現代田んぼ生活 辻井農園日記

滋賀県の湖北地方で完全無農薬有機栽培米の「コシヒカリ」と「秋の詩」と「みどり豊」を作っている辻井農園のブログです。安心して食べていただけるおいしいお米をつくっています。

草刈りと中打ちとリーマン予想

大豆中打ちと耕耘機

1日(日)
晴れときどき曇り。八月になりました。今日も暑かったです。
午前中は地域の農事組合の役員で、用水池や用水ポンプ小屋のまわりの草刈り、それから田んぼ脇のバイパス道路の法面がすごく茂ってきているので、そこも草刈りをする。暑かったが、お茶やアクエリアスをいただいてギュンギュンと刈りまくる。
午後は昼寝と出穂し始めた田んぼの一枚に糸を張りました。スズメ除けです。そんなにスズメがいるのか?と笑われるかもしれませんが、隣は堤防の薮ですし、まわりは転作で大豆畑になっていますし、そこの田んぼだけにイネの穂が出ていますから狙われるのです。カラスでもスズメでもそうですが、一度旨い思いをして狙いをつけると、そこから離れませんからね。とりあえず糸を張りました。どれくらいの効果があるのか、わかりませんが、まあ、何事も経験だと思って汗を流しました。


2日(月)
朝飯前に大豆の畑の中打ち作業の続き。土曜日の朝の雨で、まだ土が少し濡れていて、足の裏に土がつくこともありましたが、なんとかやり終える。
その後書類仕事を少しして、昼寝の時間をさいて、今度次男の野球チームが大鳴門橋学童軟式野球大会に出るので、市に激励金の申請にいってくる。なんとか受け付けてもらえそうでありがたい。

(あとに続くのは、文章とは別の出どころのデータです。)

struct ExtrasHost {
  std::vector<double> des, scd, radius;
};
static int check_extras(const RobotDev& h, const gpmp2mi_graph_opts& o, int N, PlanExtras& ex, ExtrasHost& hx) {
  std::memset(&ex, 0, sizeof(ex));
  G2_CHECK(o.n_workspace >= 0 && o.n_workspace <= GPMP2MI_MAX_WORKSPACE_FACTORS, GPMP2MI_ERR_INVALID, "too many workspace factors");
  G2_CHECK(o.n_self_collision >= 0 && o.n_self_collision <= GPMP2MI_MAX_SELF_COLLISION_PAIRS, GPMP2MI_ERR_INVALID,
           "too many self-collision pairs");
  ex.n_ws = o.n_workspace;
  ex.n_sc = o.n_self_collision;
  hx.des.assign(16 * std::max(ex.n_ws, 1), 0.0);
  hx.scd.assign(4 * std::max(ex.n_sc, 1), 0.0);
  hx.radius.assign(std::max(h.nr_spheres, 1), 0.0);
  for (int f = 0; f < ex.n_ws; f++) {
    const gpmp2mi_workspace_factor& w = o.workspace[f];
    G2_CHECK(w.mode >= GPMP2MI_WORKSPACE_POSITION && w.mode <= GPMP2MI_WORKSPACE_POSE, GPMP2MI_ERR_INVALID, "unknown workspace factor mode");
    G2_CHECK(w.link >= 0 && w.link < h.nr_links, GPMP2MI_ERR_INVALID, "workspace factor: link out of range");
    G2_CHECK(w.sigma > 0, GPMP2MI_ERR_INVALID, "workspace factor: sigma must be positive");
    G2_CHECK(w.first_state >= 0 && w.first_state <= w.last_state && w.last_state <= N, GPMP2MI_ERR_INVALID,
             "workspace factor: bad state range");
    ex.ws_mode[f] = w.mode;
    ex.ws_link[f] = w.link;
    ex.ws_first[f] = w.first_state;
    ex.ws_last[f] = w.last_state;
    ex.ws_w[f] = 1.0 / (w.sigma * w.sigma);
    std::copy(w.des_pose, w.des_pose + 16, hx.des.begin() + 16 * f);
  }
  if (ex.n_sc > 0) {
    G2_CHECK(o.self_collision_first >= 0 && o.self_collision_first <= o.self_collision_last && o.self_collision_last <= N,
             GPMP2MI_ERR_INVALID, "self collision: bad state range");
    ex.sc_first = o.self_collision_first;
    ex.sc_last = o.self_collision_last;
    for (int k = 0; k < ex.n_sc; k++) {
      const double a = o.self_collision[k][0], bb = o.self_collision[k][1], sg = o.self_collision[k][3];
      G2_CHECK(a >= 0 && a < h.nr_spheres && bb >= 0 && bb < h.nr_spheres, GPMP2MI_ERR_INVALID, "self collision: sphere id out of range");
      G2_CHECK(sg > 0, GPMP2MI_ERR_INVALID, "self collision: sigma must be positive");
      for (int t = 0; t < 4; t++) hx.scd[4 * k + t] = o.self_collision[k][t];
      ex.sc_w[k] = 1.0 / (sg * sg);
    }
  }
  G2_CHECK(o.max_moving_spheres >= 0 && o.max_moving_spheres <= GPMP2MI_MAX_MOVING_SPHERES, GPMP2MI_ERR_INVALID,
           "max_moving_spheres outside 0..GPMP2MI_MAX_MOVING_SPHERES");
  if (o.max_moving_spheres > 0) {
    G2_CHECK(o.moving_sigma > 0 && std::isfinite(o.moving_sigma), GPMP2MI_ERR_INVALID, "moving spheres: sigma must be positive");
    G2_CHECK(std::isfinite(o.moving_epsilon), GPMP2MI_ERR_INVALID, "moving spheres: epsilon must be finite");
    G2_CHECK(o.moving_first >= 0 && o.moving_first <= o.moving_last && o.moving_last <= N, GPMP2MI_ERR_INVALID,
             "moving spheres: bad state range");
    ex.mv_cap = o.max_moving_spheres;
    ex.mv_first = o.moving_first;
    ex.mv_last = o.moving_last;
    ex.mv_eps = o.moving_epsilon;
    ex.mv_w = 1.0 / (o.moving_sigma * o.moving_sigma);
  }
  G2_CHECK(o.max_self_pairs >= 0, GPMP2MI_ERR_INVALID, "max_self_pairs is negative");
  G2_CHECK(o.max_self_pairs <= GPMP2MI_MAX_PLAN_SELF_PAIRS, GPMP2MI_ERR_INVALID,
           "max_self_pairs above GPMP2MI_MAX_PLAN_SELF_PAIRS");
  if (o.max_self_pairs > 0) {
    G2_CHECK(o.self_pairs_first >= 0 && o.self_pairs_first <= o.self_pairs_last && o.self_pairs_last <= N,
             GPMP2MI_ERR_INVALID, "self-collision table: bad state range");
    ex.sp_cap = o.max_self_pairs;
    ex.sp_first = o.self_pairs_first;
    ex.sp_last = o.self_pairs_last;
  }
  G2_CHECK(o.max_carried_spheres >= 0 && o.max_carried_spheres <= GPMP2MI_MAX_CARRIED_SPHERES, GPMP2MI_ERR_INVALID,
           "max_carried_spheres outside 0..GPMP2MI_MAX_CARRIED_SPHERES");
  if (o.max_carried_spheres > 0) {
    G2_CHECK(o.carried_sigma > 0 && std::isfinite(o.carried_sigma), GPMP2MI_ERR_INVALID, "carried object: sigma must be positive");
    G2_CHECK(std::isfinite(o.carried_epsilon), GPMP2MI_ERR_INVALID, "carried object: epsilon must be finite");
    G2_CHECK(o.carried_first >= 0 && o.carried_first <= o.carried_last && o.carried_last <= N, GPMP2MI_ERR_INVALID,
             "carried object: bad state range");
    G2_DISPATCH_ROBOT_H(h, (void)0);
    ex.cr_cap = o.max_carried_spheres;
    ex.cr_first = o.carried_first;
    ex.cr_last = o.carried_last;
    ex.cr_eps = o.carried_epsilon;
    ex.cr_w = 1.0 / (o.carried_sigma * o.carried_sigma);
  }
  if (ex.n_sc > 0 || ex.mv_cap > 0)
    for (int sidx = 0; sidx < h.nr_spheres; sidx++) hx.radius[h.sph_orig[sidx]] = h.sph_r[sidx];
  G2_CHECK(o.workspace_path == 0 || o.workspace_path == 1, GPMP2MI_ERR_INVALID, "workspace_path must be 0 or 1");
  if (o.workspace_path) {
    G2_CHECK(o.workspace_path_mode >= GPMP2MI_WORKSPACE_POSITION && o.workspace_path_mode <= GPMP2MI_WORKSPACE_POSE,
             GPMP2MI_ERR_INVALID, "workspace path: unknown mode");
    G2_CHECK(o.workspace_path_link >= 0 && o.workspace_path_link < h.nr_links, GPMP2MI_ERR_INVALID,
             "workspace path: link out of range");
    G2_DISPATCH_ROBOT_H(h, (void)0);
    ex.wp_cap = 1;
    ex.wp_mode = o.workspace_path_mode;
    ex.wp_link = o.workspace_path_link;
  }
  return GPMP2MI_OK;
}
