# dordanino12/unet-convlstm

Hardware: AMD Instinct MI355X
Metric: training frames/sec, Moving-MNIST 64x64 seq-20 (higher is better)
Workload: dtype bf16; 1 GPU; TemporalUNetDualView(base_ch=64, use_skip_lstm=True) train step, 64x64 seq-20, per-GPU batch 32, AdamW+clip; global_batch=32, seq_len=20, parallelism=dp1

## Files before the change

include/uclstm.h:

```cpp
#ifndef UCLSTM_H
#define UCLSTM_H

#include <stdint.h>

#ifdef __cplusplus
extern "C" {
#endif

#define UCLSTM_ABI_VERSION 16

#define UCLSTM_OK            0
#define UCLSTM_E_BADARG     -1
#define UCLSTM_E_LAUNCH     -2
#define UCLSTM_E_NODEVICE   -3

#define UCLSTM_ACT_TYPE_BF16 0
#define UCLSTM_ACT_TYPE_F16  1


typedef struct {
    const void* ptr;
    int32_t C;
    int32_t Hs, Ws;
    int32_t offY, offX;
// ... 156 lines not shown

int32_t uclstm_bn_bwd_param_grads(const float* sums, int32_t groups, int32_t Cp, int32_t C, float* dgamma, float* dbeta,
                                  int32_t accumulate, void* stream);

int32_t uclstm_maxpool2_fwd(const void* a, void* p, int32_t n_img, int32_t H, int32_t W, int32_t Cp, void* stream);
int32_t uclstm_maxpool2_bwd(const void* a, const void* dp, const void* add, void* da, int32_t n_img, int32_t H, int32_t W, int32_t Cp,
                            void* stream);

int32_t uclstm_splitk_finish(const float* pre, int32_t nslab, int64_t slab, int32_t ld, const float* bias, const float* col_scale,
                             const float* col_shift, int32_t relu, void* out, int64_t pixels, int32_t C, void* stream);

int32_t uclstm_lstm_bwd_pointwise(const void* gates, const float* c_prev, const float* c_new,
                                  const void* dh_a, const void* dh_b, int32_t dh_b_is_f32 ,
                                  int32_t dh_b_nslab , int64_t dh_b_slab ,
                                  float* dc_io, int32_t dc_is_zero, void* dgates, int64_t pixels, int32_t Hd_p, void* stream);
int32_t uclstm_lstm_fwd_pointwise(float* pre, int32_t nslab ,
                                  int64_t slab ,
                                  int32_t clear ,
                                  const float* pre_add ,
                                  const float* bias, const float* c_prev, float* c_out, void* h_out,
                                  void* gates_out, int64_t pixels, int32_t Hd_p, void* stream);
typedef struct {
    float* pre;
    const float* pre_add;
    const float* bias;
    const float* c_prev;
    float* c_out;
    void* h_out;
    void* gates_out;
    int64_t slab;
// ... 154 lines not shown
```
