template <bool FIXED>
__device__ __forceinline__ void rv_frame_loop(const rf_params& P, const rf_frame& F, const rf_iter_class cls_rt,
                                              const ngp_h8* __restrict__ lds_w, _Float16* lds_sh, const rf_lane_levels* lds_lv,
                                              float4* lds_smp, const uint32_t* lds_coarse, const float* lds_occ) {
    const rf_iter_class cls = FIXED ? rf_iter_class{1u, 12u, 2u} : cls_rt;
    const int lane = threadIdx.x & 63, g = lane >> 4, s = lane & 15, wave = threadIdx.x >> 6;
    const int wave_s = __builtin_amdgcn_readfirstlane(wave);

    _Float16* my_sh = lds_sh + (wave * 64 + lane) * 16;
    const _Float16* wave_sh = lds_sh + wave * 64 * 16;
    float4* my_smp = lds_smp + (wave * 64 + lane) * RV_S;
    float4* wave_smp = lds_smp + wave * 64 * RV_S;

    rv_consts K;
    K.bound = P.bound; K.rbound = rv_uniform(1.0f / P.bound); K.dt_gamma = F.dt_gamma;
    K.Hf = rv_uniform((float)F.H); K.Cf = rv_uniform((float)F.C); K.Hm1 = rv_uniform((float)(F.H - 1));
    K.rH = rv_uniform(1.0f / K.Hf);
    K.H3 = rv_uniform((float)(F.H * F.H * F.H));
    K.dt_min = rv_uniform((2.0f * 1.7320508075688772f) / (float)F.max_steps);
    K.dt_max = rv_uniform(((2.0f * 1.7320508075688772f) * (float)(1 << (F.C - 1))) / K.Hf);
    K.grid = F.bitfield;

    bool active = false;
    uint32_t ray = 0, nsamp = 0;
    rv_ray m;
    float t = 0, last_t = 0, near = 0, far = 0;
    float ws = 0, dacc = 0, cr = 0, cg = 0, cb = 0, tcomp = 0;
    bool exhausted = false;
    uint32_t rv_q = blockIdx.x & 7u, rv_q_seen = 0;
    rv_block_cache bc;
    uint32_t n_samples_local = 0, n_tiles = 0, n_capped_local = 0, n_hit_local = 0;
#ifdef RV_COUNTERS
    uint32_t n_rounds = 0, n_trips = 0, n_probe[4] = {0, 0, 0, 0};
    unsigned long long c_refill = 0, c_march = 0, c_tiles = 0, c_comp = 0;
    const unsigned long long c_start = __builtin_readcyclecounter();
    unsigned long long c_last = c_start;
#define RV_TICK(acc) { const unsigned long long c_now = __builtin_readcyclecounter(); acc += c_now - c_last; c_last = c_now; }
    uint32_t* rv_hist = F.hist;
    unsigned long long rv_t0 = 0;
    if (rv_hist) {
        unsigned long long* p0 = reinterpret_cast<unsigned long long*>(F.queue + 24);
        const unsigned long long now = wall_clock64();
        const unsigned long long old = atomicCAS(p0, 0ull, now);
        rv_t0 = __shfl(old ? old : now, 0, 64);
    }
#else
#define RV_TICK(acc)
#endif

    for (;;) {
        if (!exhausted) {
            const unsigned long long need = __ballot(!active);
            if (need && (uint32_t)__popcll(need) >= RV_REFILL_MIN) {
                const uint32_t cnt = (uint32_t)__popcll(need);
                uint32_t base = 0;
                const uint32_t n_tiles64 = (F.N + 63u) >> 6;
                const uint32_t q_lo = (uint32_t)(((unsigned long long)n_tiles64 * rv_q) / RV_BANDS) << 6;
                uint32_t q_hi = (uint32_t)(((unsigned long long)n_tiles64 * (rv_q + 1u)) / RV_BANDS) << 6;
                q_hi = q_hi < F.N ? q_hi : F.N;
                if (lane == 0) base = atomicAdd(F.queue + 32 + rv_q, cnt);
                base = __shfl(base, 0, 64) + q_lo;
                if (!active) {
                    const uint32_t idx = base + (uint32_t)__popcll(need & ((1ull << lane) - 1ull));
                    if (idx < q_hi) {
                        ray = rv_ray_of(F.tile_perm ? (F.tile_perm[idx >> 6] << 6) | (idx & 63u) : idx, F.tile_w);
                        float o[3], d[3];
                        rv_ray_od(F, ray, o, d);
                        ngp_near_far_inline(o, d, F.aabb, F.min_near, near, far);
                        if (lds_occ) {
                            float n2, f2;
                            ngp_near_far_inline(o, d, lds_occ, 0.0f, n2, f2);
                            far = f2 == 3.402823466e+38f ? near : fminf(far, f2 + lds_occ[6]);
                        }
                        m.ox = o[0]; m.oy = o[1]; m.oz = o[2];
                        m.dx = d[0]; m.dy = d[1]; m.dz = d[2];
                        m.rdx = 1.0f / m.dx; m.rdy = 1.0f / m.dy; m.rdz = 1.0f / m.dz;
                        t = near; last_t = near; tcomp = near;
                        ws = 0; dacc = 0; cr = 0; cg = 0; cb = 0; nsamp = 0;
                        float sh[16];
                        sh_eval<4>(m.dx, m.dy, m.dz, P.shn, sh);
                        #pragma unroll
                        for (int j = 0; j < 16; j++) my_sh[j] = ngp_f2h(sh[j]);
                        active = true;
                    }
                }
                if (base + cnt >= q_hi) {
                    rv_q += 8u;
                    if (rv_q >= RV_BANDS) rv_q = (rv_q + 1u) & 7u;
                    if (++rv_q_seen == RV_BANDS) exhausted = true;
                }
            }
        }
        if (__ballot(active) == 0ull) {
            if (exhausted) break;
            continue;
        }
        RV_TICK(c_refill)

        int cnt = 0;
        bool ended = false;
#ifdef RV_COUNTERS
        n_rounds++;
        const unsigned long long rv_live = __ballot(active);
#endif
        {
            rv_ray mr = m;
            float far_r = far;
            asm("" : "+v"(mr.ox), "+v"(mr.oy), "+v"(mr.oz), "+v"(mr.dx), "+v"(mr.dy), "+v"(mr.dz),
                     "+v"(mr.rdx), "+v"(mr.rdy), "+v"(mr.rdz), "+v"(far_r));
            rv_consts Kr = K;
            asm("" : "+v"(Kr.Hf), "+v"(Kr.Hm1), "+v"(Kr.Cf), "+v"(Kr.rH), "+v"(Kr.dt_min), "+v"(Kr.dt_max), "+v"(Kr.rbound), "+v"(Kr.H3));
            const float M = (active && F.skip) ? ngp_skip_margin(mr, K.bound, lds_occ ? far_r + 4.0f * K.bound : far_r) : __builtin_inff();
            const uint32_t slot0 = ((uint32_t)wave_s * 64u + __builtin_amdgcn_mbcnt_hi(~0u, __builtin_amdgcn_mbcnt_lo(~0u, 0u))) * RV_S;
            float4* const smp_w = lds_smp + slot0;
            int probes = 0;
            float t_lim = __builtin_inff();
            auto march = [&](int upto) {
                for (;;) {
#ifdef RV_COUNTERS
                    n_trips = __builtin_amdgcn_readfirstlane(n_trips) + 1;
#endif
                    if (!(t < far_r && nsamp < F.max_steps)) { ended = true; break; }
                    if (RV_SLAB_STEPS > 0 && !(t < t_lim)) break;
                    float x, y, z, dt;
#ifdef RV_COUNTERS
                    int pc = 0;
                    const bool hit = rv_probe(mr, Kr, lds_coarse, F.coarse_words, M, bc, t, x, y, z, dt, &pc);
                    n_probe[pc]++;
                    if (hit) {
#else
                    if (rv_probe(mr, Kr, lds_coarse, F.coarse_words, M, bc, t, x, y, z, dt)) {
#endif
                        smp_w[cnt] = make_float4(x, y, z, t);
                        t += dt;
                        nsamp++;
                        if (++cnt >= upto) break;
                    }
                    if (++probes >= RF_PROBES_PER_ROUND) break;
                }
            };
            if (RV_SLAB_STEPS > 0) {
                if (active) march(1);
                const float t_first = cnt ? smp_w[0].w : __builtin_inff();
                float tf = t_first;
                #pragma unroll
                for (int off = 1; off < 64; off <<= 1) tf = fminf(tf, __shfl_xor(tf, off, 64));
                t_lim = tf + (float)RV_SLAB_STEPS * K.dt_min;
                if (cnt && !(t_first < t_lim)) { t = t_first; nsamp--; cnt = 0; ended = false; }
                if (active && cnt && !ended) march(RV_S);
            } else if (active) {
                march(RV_S);
            }
        }

        __builtin_amdgcn_fence(__ATOMIC_RELEASE, "wavefront");
        __builtin_amdgcn_wave_barrier();
        __builtin_amdgcn_fence(__ATOMIC_ACQUIRE, "wavefront");

        RV_TICK(c_march)
        int col_src;
        {
            uint32_t rank = 0, above = 0;
            const uint32_t below_me = __builtin_amdgcn_mbcnt_hi(~0u, __builtin_amdgcn_mbcnt_lo(~0u, 0u));
            #pragma unroll
            for (int c = RV_S; c >= 0; c--) {
                const unsigned long long mc = __ballot(cnt == c);
                if (cnt == c) rank = above + (uint32_t)__popcll(mc & ((1ull << below_me) - 1ull));
                above += (uint32_t)__popcll(mc);
            }
            col_src = __builtin_amdgcn_ds_permute((int)(rank << 2), (int)below_me);
        }
        #pragma unroll 1
        for (int p = 0; p < 4; p++) {
            const int src = __shfl(col_src, 16 * p + s, 64);
            const int ccol = __shfl(cnt, src, 64);
            if (__ballot(ccol > 0) == 0ull) continue;
            const ngp_h4 shq = *reinterpret_cast<const ngp_h4*>(wave_sh + src * 16 + 4 * g);
            const rf_lane_levels lv = lds_lv[g];
            #pragma unroll 1
            for (int k = 0; k < RV_S; k += 2) {
                if (__ballot(ccol > k) == 0ull) break;
                if (k + 1 < RV_S && __ballot(ccol > k + 1) != 0ull) {
                    ngp_h8 xs[2];
                    #pragma unroll
                    for (int n = 0; n < 2; n++) {
                        float4 q = wave_smp[src * RV_S + k + n];
                        if (!(ccol > k + n)) q = make_float4(0.f, 0.f, 0.f, 0.f);
                        xs[n] = rf_encode<true>(P, lv, cls, q.x, q.y, q.z);
                    }
                    n_tiles += 2;
                    const ngp_h4 ss[2] = {shq, shq};
                    float a[2], b[2], c[2], d[2];
                    rv_mlp_tiles<2>(lds_w, lane, xs, ss, a, b, c, d);
                    #pragma unroll
                    for (int n = 0; n < 2; n++)
                        if (g == 0 && ccol > k + n) {
                            ngp_h4 r;
                            r[0] = (_Float16)a[n]; r[1] = (_Float16)b[n]; r[2] = (_Float16)c[n]; r[3] = (_Float16)d[n];
                            *reinterpret_cast<ngp_h4*>(&wave_smp[src * RV_S + k + n]) = r;
                        }
                } else {
                    float4 q = wave_smp[src * RV_S + k];
                    if (!(ccol > k)) q = make_float4(0.f, 0.f, 0.f, 0.f);
                    n_tiles++;
                    float a, b, c, d;
                    rv_field_tile(P, lv, cls, lds_w, lane, q.x, q.y, q.z, shq, a, b, c, d);
                    if (g == 0 && ccol > k) {
                        ngp_h4 r;
                        r[0] = (_Float16)a; r[1] = (_Float16)b; r[2] = (_Float16)c; r[3] = (_Float16)d;
                        *reinterpret_cast<ngp_h4*>(&wave_smp[src * RV_S + k]) = r;
                    }
                }
            }
        }

        __builtin_amdgcn_fence(__ATOMIC_RELEASE, "wavefront");
        __builtin_amdgcn_wave_barrier();
        __builtin_amdgcn_fence(__ATOMIC_ACQUIRE, "wavefront");

        RV_TICK(c_tiles)
        bool done = false;
        for (int k = 0; k < cnt; k++) {
            const ngp_h4 r = *reinterpret_cast<const ngp_h4*>(&my_smp[k]);
            const float ts = my_smp[k].w;
            const float dt = ngp_clampf(ts * K.dt_gamma, K.dt_min, K.dt_max);
            const float ta = ts + dt;
            const float d1 = ta - last_t;
            last_t = ta;
            float sig = (float)r[0], sr = (float)r[1], sg = (float)r[2], sb = (float)r[3];
            rv_activate(P, sig, sr, sg, sb);
            n_samples_local++;
            const float alpha = 1.0f - ngp_expf(-sig * dt);
            const float T = 1 - ws;
            const float w = alpha * T;
            ws += w;
            tcomp += d1;
            dacc += w * tcomp;
            cr += w * sr; cg += w * sg; cb += w * sb;
            if ((double)T < 1e-4) {
                done = true;
#ifdef RV_COUNTERS
                n_probe[3] += (uint32_t)(cnt - (k + 1));
#endif
                break;
            }
        }
        float far0 = far;
        if (lds_occ && (done || ended)) {
            const float o3[3] = {m.ox, m.oy, m.oz}, d3[3] = {m.dx, m.dy, m.dz};
            float n0;
            ngp_near_far_inline(o3, d3, F.aabb, F.min_near, n0, far0);
        }
        const bool capped = !done && ended && nsamp >= F.max_steps && t < far0;
        if (ended) done = true;
        if (done) {
            F.image[3ull * ray] = cr + (1 - ws) * F.bg[0];
            F.image[3ull * ray + 1] = cg + (1 - ws) * F.bg[1];
            F.image[3ull * ray + 2] = cb + (1 - ws) * F.bg[2];
            F.depth[ray] = fmaxf(dacc - near, 0.0f) / (far0 - near);
            F.weights_sum[ray] = ws;
            n_capped_local += capped ? 1u : 0u;
            n_hit_local += nsamp > 0 ? 1u : 0u;
            active = false;
        }
        RV_TICK(c_comp)
#ifdef RV_COUNTERS
        if (rv_hist) {
            const unsigned long long now = wall_clock64();
            const uint32_t bin = now > rv_t0 ? (uint32_t)((now - rv_t0) / 2000ull) : 0u;
            uint32_t rs = (uint32_t)cnt;
            #pragma unroll
            for (int off = 32; off > 0; off >>= 1) rs += __shfl_down(rs, off, 64);
            if (lane == 0 && bin < 512u) {
                atomicAdd(rv_hist + bin, rs); atomicAdd(rv_hist + 512 + bin, 1u);
                atomicAdd(rv_hist + 1024 + bin, (uint32_t)__popcll(rv_live));
            }
        }
#endif
    }
#ifdef RV_COUNTERS
    if (rv_hist && lane == 0) {
        const unsigned long long now = wall_clock64();
        const uint32_t bin = now > rv_t0 ? (uint32_t)((now - rv_t0) / 2000ull) : 0u;
        if (bin < 512u) atomicAdd(rv_hist + 1536 + bin, 1u);
    }
#endif
    uint32_t tot = n_samples_local, tot_capped = n_capped_local, tot_hit = n_hit_local;
    #pragma unroll
    for (int off = 32; off > 0; off >>= 1) {
        tot += __shfl_down(tot, off, 64);
        tot_capped += __shfl_down(tot_capped, off, 64);
        tot_hit += __shfl_down(tot_hit, off, 64);
    }
    if (lane == 0 && tot) atomicAdd(F.stats, tot);
    if (lane == 0 && tot_capped) atomicAdd(F.stats + 1, tot_capped);
    if (lane == 0 && tot_hit) atomicAdd(F.stats + 2, tot_hit);
    if (lane == 0 && n_tiles) atomicAdd(F.stats + 3, n_tiles);
#ifdef RV_COUNTERS
    if (lane == 0) { atomicAdd(F.queue + 1, n_rounds); atomicAdd(F.queue + 2, n_trips); }
    atomicAdd(F.queue + 3, n_probe[0]); atomicAdd(F.queue + 4, n_probe[1]); atomicAdd(F.queue + 5, n_probe[2]); atomicAdd(F.queue + 6, n_probe[3]);
    if (lane == 0) {
        unsigned long long* c = reinterpret_cast<unsigned long long*>(F.queue + 8);
        const unsigned long long c_total = __builtin_readcyclecounter() - c_start;
        atomicAdd(c + 0, c_refill); atomicAdd(c + 1, c_march); atomicAdd(c + 2, c_tiles); atomicAdd(c + 3, c_comp);
        atomicAdd(c + 4, c_total); atomicMax(c + 5, c_total); atomicMax(c + 6, ~c_total);
    }
#endif
}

NHKオンデマンドの夏休み限定キャンペーンで、「魔性の難問 リーマン予想・天才たちの闘い」という2009年放送の番組を見る。
素数の話です。天才数学者達がたくさん登場するのですが、うーむ、僕には彼らの天才ぶりは充分にわからないのですが、要するに、意味のない数字の並びだと思われていた素数の並びですが、オイラーはその無秩序な数字の並びが、宇宙で最も美しい形、円を作り上げることを発見するんですね。オイラー素数が単なる気まぐれに並んでいる数字ではなくて、宇宙の法則とつながっている可能性を初めて実証したのでした。リーマンはゼータ関数(どういう関数かという説明がありますが、ここでそれを僕がすることは無理です。要するに素数だけを素材にしたオイラーの数式を少し変えたものなのですが。)を目に見える立体的なグラフにすると、グラフの高さ0になる0点はどこに現れるのか考えてみたのです。無秩序な素数を素材にした関数なので、0点も無秩序に出てくるのかと考えられていたのですが、4つほど計算してみると、ところがなんとそれがすべてぴたりと一直線上に現れたのです。無秩序に現れる素数を、素数で作られたゼータ関数の0点はすべて規則正しく一直線上に並んでいる。もしかしたらまだ見つかっていない他の0点もすべて同じ一直線上に並んでいるのではないか。このリーマンの直感こそが「ゼータ関数の非自明な0点はすべて一直線上にあるはずだ」というリーマン予想(1859年)なんだとか。
もしそれが本当なら素数には理想的、完璧な調和が存在することになりはしまいか。素数の並びに数学的な裏付けがあるはずということ。
リーマン予想の素晴らしいところは、無秩序だと思われていた素数の並びに意味はあるか?という問いをすべての0点は一直線上にあるか?という数学的な問題に焼き直したことだそうです。なるほど。うーむ。なるほど。としか言いようがないですが。いわれてみれば半分くらいわかったような気にさせられます。
さらに数学者ヒュー・モンゴメリーと物理学者フリーマン・ダイソンが、ゼータ関数上の零点の分布の数式が、原子核のエネルギー間隔を表す式と一致する事を示し、素数と核物理現象との関連性が示唆されて以降、この素数の問題が万物の理論 創造主による宇宙の設計図などと言われていたりするようです。
ふー。なんで僕がリーマン予想の説明をしているのか、わかりませんが、刺激を受けたんですな。無意味な刺激なんですが。刺激を受けたわけです。
藤原正彦のエッセイや小川洋子の『博士の愛した数式』で素数について出てきたので(結城浩数学ガール』にも出てきたか)、ははん、ほほん、と思っていたのですが、おもしろいものですね。刺激的です。
万物の理論ですか。
今日も八月の青空がひろがって太陽がぎらぎらしています。太陽が傾いてすこし日射が柔らかくなったらまた大豆の中打ち作業に出ます。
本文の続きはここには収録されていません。